▸ **Work request**: Extract, from the listing that follows, each line containing the word "overwrite".

▸ **Materials provided**:
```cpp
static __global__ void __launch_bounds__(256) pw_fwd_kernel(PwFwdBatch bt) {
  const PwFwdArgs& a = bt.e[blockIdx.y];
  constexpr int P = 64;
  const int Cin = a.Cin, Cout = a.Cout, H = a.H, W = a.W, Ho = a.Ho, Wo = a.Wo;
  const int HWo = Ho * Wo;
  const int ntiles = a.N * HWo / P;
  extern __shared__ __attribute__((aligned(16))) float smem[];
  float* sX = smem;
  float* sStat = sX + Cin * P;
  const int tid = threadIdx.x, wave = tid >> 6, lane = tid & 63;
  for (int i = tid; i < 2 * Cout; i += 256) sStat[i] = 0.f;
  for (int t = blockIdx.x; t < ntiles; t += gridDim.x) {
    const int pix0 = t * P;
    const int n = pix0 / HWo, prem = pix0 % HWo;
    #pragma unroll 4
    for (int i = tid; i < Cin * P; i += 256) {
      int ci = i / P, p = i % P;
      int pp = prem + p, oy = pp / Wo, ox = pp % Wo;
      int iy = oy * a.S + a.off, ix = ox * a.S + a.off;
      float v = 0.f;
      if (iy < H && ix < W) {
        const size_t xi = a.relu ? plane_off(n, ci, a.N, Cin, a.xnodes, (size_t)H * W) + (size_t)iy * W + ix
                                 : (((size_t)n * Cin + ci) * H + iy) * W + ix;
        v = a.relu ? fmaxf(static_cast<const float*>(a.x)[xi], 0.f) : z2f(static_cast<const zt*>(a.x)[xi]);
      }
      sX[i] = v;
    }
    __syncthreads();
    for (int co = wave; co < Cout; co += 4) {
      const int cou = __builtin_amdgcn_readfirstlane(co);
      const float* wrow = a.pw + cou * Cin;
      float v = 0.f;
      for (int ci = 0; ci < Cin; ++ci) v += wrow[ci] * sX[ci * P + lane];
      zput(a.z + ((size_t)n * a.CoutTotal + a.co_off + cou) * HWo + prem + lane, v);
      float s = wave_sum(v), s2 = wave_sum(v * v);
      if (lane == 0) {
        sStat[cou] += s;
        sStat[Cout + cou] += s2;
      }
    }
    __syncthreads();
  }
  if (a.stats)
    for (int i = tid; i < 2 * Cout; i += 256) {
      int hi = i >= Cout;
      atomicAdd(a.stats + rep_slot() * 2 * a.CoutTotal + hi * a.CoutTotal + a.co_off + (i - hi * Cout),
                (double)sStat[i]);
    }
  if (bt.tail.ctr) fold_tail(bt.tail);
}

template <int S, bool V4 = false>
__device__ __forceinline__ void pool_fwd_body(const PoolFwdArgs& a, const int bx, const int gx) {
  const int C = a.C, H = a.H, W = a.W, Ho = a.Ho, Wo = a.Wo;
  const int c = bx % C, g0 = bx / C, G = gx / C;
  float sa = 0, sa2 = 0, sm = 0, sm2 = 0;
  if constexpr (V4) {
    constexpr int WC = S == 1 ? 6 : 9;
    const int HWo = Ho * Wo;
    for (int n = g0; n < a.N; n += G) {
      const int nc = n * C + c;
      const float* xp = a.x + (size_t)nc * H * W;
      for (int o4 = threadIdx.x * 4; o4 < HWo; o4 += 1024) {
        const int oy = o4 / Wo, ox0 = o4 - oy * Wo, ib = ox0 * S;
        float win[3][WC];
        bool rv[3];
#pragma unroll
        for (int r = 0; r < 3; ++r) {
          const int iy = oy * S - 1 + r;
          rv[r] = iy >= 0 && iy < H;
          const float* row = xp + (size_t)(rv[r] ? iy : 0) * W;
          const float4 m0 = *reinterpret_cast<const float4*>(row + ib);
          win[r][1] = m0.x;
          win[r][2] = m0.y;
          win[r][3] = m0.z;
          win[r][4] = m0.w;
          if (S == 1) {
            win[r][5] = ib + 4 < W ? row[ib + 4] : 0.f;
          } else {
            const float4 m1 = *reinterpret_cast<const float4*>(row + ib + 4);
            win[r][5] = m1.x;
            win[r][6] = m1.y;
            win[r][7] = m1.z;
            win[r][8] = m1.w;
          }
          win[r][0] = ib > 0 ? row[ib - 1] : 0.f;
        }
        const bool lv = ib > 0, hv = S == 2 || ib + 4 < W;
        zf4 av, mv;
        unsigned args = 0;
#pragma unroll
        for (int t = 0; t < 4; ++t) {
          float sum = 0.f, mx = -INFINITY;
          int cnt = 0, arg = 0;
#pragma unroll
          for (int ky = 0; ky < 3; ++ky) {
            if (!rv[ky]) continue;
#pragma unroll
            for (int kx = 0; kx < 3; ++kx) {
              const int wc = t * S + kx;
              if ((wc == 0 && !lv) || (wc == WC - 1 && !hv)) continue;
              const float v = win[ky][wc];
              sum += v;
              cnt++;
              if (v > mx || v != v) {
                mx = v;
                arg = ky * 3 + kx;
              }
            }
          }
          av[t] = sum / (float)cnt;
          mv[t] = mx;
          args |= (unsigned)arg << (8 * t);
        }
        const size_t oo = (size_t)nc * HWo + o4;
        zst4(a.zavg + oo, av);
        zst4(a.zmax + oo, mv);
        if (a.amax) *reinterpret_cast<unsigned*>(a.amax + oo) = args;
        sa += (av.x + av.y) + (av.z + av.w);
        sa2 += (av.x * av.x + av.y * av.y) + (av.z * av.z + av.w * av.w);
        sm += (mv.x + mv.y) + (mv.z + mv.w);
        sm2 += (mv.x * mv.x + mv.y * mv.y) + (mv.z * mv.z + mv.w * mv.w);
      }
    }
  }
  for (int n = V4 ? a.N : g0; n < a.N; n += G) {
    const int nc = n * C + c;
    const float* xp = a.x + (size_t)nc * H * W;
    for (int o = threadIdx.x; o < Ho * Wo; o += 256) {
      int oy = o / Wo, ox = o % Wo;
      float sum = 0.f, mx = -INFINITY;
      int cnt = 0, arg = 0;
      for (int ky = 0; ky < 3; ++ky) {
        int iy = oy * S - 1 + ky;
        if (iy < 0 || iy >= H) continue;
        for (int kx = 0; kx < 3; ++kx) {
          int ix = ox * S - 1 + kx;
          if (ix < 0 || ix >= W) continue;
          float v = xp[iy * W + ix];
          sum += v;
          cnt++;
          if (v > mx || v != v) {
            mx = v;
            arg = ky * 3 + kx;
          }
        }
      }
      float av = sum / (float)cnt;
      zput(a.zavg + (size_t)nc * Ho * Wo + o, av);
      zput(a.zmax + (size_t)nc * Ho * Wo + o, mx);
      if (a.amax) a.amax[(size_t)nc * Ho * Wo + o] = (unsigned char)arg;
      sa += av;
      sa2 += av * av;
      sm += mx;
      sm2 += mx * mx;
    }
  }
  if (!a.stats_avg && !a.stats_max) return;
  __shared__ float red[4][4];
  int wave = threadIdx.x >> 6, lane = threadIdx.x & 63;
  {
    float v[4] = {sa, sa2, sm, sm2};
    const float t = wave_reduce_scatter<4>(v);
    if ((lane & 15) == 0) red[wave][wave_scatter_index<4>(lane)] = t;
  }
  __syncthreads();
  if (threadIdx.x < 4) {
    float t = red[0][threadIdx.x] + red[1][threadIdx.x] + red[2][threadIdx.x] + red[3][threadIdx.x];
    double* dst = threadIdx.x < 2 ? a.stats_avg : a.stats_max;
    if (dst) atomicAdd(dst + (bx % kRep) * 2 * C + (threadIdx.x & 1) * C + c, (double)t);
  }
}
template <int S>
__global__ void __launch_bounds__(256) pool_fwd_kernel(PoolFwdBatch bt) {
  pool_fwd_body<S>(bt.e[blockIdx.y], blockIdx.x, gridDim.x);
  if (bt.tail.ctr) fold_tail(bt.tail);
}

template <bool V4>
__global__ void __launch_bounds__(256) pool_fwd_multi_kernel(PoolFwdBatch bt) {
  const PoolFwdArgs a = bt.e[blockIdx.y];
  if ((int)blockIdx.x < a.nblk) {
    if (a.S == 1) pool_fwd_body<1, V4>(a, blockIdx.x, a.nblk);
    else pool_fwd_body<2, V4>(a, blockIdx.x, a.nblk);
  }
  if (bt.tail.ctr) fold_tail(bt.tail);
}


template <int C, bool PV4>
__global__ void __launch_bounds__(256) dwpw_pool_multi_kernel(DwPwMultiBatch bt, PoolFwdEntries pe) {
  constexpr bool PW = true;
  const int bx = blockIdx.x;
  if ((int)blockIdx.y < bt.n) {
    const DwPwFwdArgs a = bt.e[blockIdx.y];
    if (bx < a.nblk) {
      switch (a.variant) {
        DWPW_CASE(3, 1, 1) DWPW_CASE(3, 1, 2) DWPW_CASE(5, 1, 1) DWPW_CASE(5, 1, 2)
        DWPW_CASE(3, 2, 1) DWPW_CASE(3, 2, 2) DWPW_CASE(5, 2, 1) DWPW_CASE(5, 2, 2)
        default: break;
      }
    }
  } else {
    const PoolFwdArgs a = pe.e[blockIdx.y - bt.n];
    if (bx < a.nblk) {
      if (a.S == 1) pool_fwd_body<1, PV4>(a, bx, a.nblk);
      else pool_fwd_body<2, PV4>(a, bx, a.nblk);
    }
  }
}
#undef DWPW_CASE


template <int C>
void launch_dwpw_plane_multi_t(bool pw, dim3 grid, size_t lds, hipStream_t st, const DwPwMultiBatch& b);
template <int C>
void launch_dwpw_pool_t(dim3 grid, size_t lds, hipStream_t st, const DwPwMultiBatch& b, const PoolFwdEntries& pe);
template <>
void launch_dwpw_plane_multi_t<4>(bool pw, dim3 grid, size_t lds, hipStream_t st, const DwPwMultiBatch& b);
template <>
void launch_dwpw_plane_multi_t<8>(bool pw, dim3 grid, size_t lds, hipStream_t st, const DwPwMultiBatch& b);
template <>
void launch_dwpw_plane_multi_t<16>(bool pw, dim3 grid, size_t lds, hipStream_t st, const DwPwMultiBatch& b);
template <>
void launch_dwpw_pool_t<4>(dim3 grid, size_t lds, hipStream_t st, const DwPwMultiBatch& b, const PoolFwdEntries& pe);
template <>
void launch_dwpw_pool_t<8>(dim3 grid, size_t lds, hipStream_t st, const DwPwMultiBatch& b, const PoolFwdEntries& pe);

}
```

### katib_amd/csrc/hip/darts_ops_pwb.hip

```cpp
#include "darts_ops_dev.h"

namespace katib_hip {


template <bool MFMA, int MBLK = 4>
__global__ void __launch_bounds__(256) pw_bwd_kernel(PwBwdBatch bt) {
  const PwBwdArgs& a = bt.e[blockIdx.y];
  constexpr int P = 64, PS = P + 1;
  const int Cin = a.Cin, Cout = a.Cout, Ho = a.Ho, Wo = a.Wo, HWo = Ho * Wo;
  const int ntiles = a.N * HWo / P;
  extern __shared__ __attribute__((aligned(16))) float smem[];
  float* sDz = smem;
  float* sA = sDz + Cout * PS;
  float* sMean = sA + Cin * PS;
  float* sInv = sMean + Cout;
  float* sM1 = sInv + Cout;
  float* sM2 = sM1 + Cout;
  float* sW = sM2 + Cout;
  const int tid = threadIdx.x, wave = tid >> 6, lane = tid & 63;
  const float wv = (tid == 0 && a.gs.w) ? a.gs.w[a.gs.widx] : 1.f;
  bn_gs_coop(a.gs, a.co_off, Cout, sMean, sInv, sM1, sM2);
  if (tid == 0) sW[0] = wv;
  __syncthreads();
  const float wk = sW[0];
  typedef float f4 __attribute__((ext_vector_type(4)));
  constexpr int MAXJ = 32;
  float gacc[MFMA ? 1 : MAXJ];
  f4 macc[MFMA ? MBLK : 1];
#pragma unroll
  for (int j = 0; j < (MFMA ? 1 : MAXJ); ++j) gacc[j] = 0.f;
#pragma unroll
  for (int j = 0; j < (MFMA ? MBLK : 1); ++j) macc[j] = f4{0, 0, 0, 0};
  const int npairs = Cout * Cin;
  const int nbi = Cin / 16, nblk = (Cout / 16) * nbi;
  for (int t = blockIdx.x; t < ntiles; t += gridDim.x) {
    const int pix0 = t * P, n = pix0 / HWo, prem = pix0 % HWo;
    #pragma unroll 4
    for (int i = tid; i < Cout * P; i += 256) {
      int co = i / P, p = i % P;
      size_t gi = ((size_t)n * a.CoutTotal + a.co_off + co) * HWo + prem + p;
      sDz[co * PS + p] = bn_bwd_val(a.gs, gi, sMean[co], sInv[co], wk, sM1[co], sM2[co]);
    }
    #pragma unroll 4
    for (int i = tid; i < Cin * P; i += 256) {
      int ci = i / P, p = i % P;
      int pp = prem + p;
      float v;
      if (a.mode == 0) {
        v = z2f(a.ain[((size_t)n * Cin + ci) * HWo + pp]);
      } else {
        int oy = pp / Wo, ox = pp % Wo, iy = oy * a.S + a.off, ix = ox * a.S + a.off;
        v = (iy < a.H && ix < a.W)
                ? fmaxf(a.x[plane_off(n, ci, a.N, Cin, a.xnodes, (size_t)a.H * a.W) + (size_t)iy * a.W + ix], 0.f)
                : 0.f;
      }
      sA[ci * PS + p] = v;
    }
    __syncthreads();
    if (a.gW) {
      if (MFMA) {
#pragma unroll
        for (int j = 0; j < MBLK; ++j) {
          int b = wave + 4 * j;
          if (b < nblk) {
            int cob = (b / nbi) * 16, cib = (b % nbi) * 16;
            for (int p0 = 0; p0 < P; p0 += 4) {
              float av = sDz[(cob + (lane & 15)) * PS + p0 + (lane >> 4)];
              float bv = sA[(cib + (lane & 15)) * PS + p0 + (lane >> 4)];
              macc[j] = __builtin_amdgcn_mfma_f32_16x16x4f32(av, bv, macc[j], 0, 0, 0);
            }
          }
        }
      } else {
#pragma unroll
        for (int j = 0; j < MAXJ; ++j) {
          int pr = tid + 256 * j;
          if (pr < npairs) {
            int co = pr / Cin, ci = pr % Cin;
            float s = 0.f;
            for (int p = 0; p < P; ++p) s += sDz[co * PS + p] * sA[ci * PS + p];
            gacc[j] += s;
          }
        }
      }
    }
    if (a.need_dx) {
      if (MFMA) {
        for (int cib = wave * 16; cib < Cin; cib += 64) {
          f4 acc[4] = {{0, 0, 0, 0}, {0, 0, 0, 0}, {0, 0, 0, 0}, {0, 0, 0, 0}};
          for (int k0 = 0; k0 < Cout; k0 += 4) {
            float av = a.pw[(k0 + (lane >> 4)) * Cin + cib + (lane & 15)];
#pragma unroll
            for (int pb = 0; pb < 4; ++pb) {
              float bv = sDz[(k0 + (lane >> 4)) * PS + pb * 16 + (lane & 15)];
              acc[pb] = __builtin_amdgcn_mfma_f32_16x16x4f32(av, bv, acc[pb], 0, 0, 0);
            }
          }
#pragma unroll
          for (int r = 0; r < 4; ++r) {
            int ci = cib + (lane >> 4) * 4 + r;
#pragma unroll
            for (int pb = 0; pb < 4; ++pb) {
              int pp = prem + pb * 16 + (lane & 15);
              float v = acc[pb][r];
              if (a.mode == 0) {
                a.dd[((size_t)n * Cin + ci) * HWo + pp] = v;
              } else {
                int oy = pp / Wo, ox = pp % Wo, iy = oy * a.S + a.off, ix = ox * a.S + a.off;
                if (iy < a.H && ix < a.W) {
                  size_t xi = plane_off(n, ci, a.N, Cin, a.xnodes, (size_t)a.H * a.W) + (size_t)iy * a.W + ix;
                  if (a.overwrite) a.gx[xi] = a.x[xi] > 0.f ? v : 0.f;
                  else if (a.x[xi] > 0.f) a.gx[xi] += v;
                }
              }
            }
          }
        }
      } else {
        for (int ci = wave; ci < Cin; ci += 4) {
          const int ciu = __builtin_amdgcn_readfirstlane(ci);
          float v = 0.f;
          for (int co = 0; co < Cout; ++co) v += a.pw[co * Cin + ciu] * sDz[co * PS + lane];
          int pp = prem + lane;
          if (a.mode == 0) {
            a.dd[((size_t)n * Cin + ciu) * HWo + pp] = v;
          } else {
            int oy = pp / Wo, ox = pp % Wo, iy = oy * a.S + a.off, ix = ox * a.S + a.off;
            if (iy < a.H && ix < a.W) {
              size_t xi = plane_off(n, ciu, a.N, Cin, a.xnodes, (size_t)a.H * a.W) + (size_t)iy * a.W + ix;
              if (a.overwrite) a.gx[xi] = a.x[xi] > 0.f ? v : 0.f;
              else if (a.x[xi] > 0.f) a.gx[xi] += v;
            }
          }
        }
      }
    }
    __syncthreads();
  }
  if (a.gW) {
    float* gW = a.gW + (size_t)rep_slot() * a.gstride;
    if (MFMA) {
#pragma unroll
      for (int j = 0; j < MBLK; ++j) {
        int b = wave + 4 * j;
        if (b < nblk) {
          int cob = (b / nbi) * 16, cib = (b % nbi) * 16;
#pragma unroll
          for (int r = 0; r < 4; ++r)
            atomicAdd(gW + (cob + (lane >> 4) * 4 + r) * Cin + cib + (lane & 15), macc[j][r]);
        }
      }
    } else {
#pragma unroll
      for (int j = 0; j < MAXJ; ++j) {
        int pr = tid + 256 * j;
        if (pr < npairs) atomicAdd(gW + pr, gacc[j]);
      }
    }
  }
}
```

▸ **Solution to this exercise**:
                  if (a.overwrite) a.gx[xi] = a.x[xi] > 0.f ? v : 0.f;
              if (a.overwrite) a.gx[xi] = a.x[xi] > 0.f ? v : 0.f;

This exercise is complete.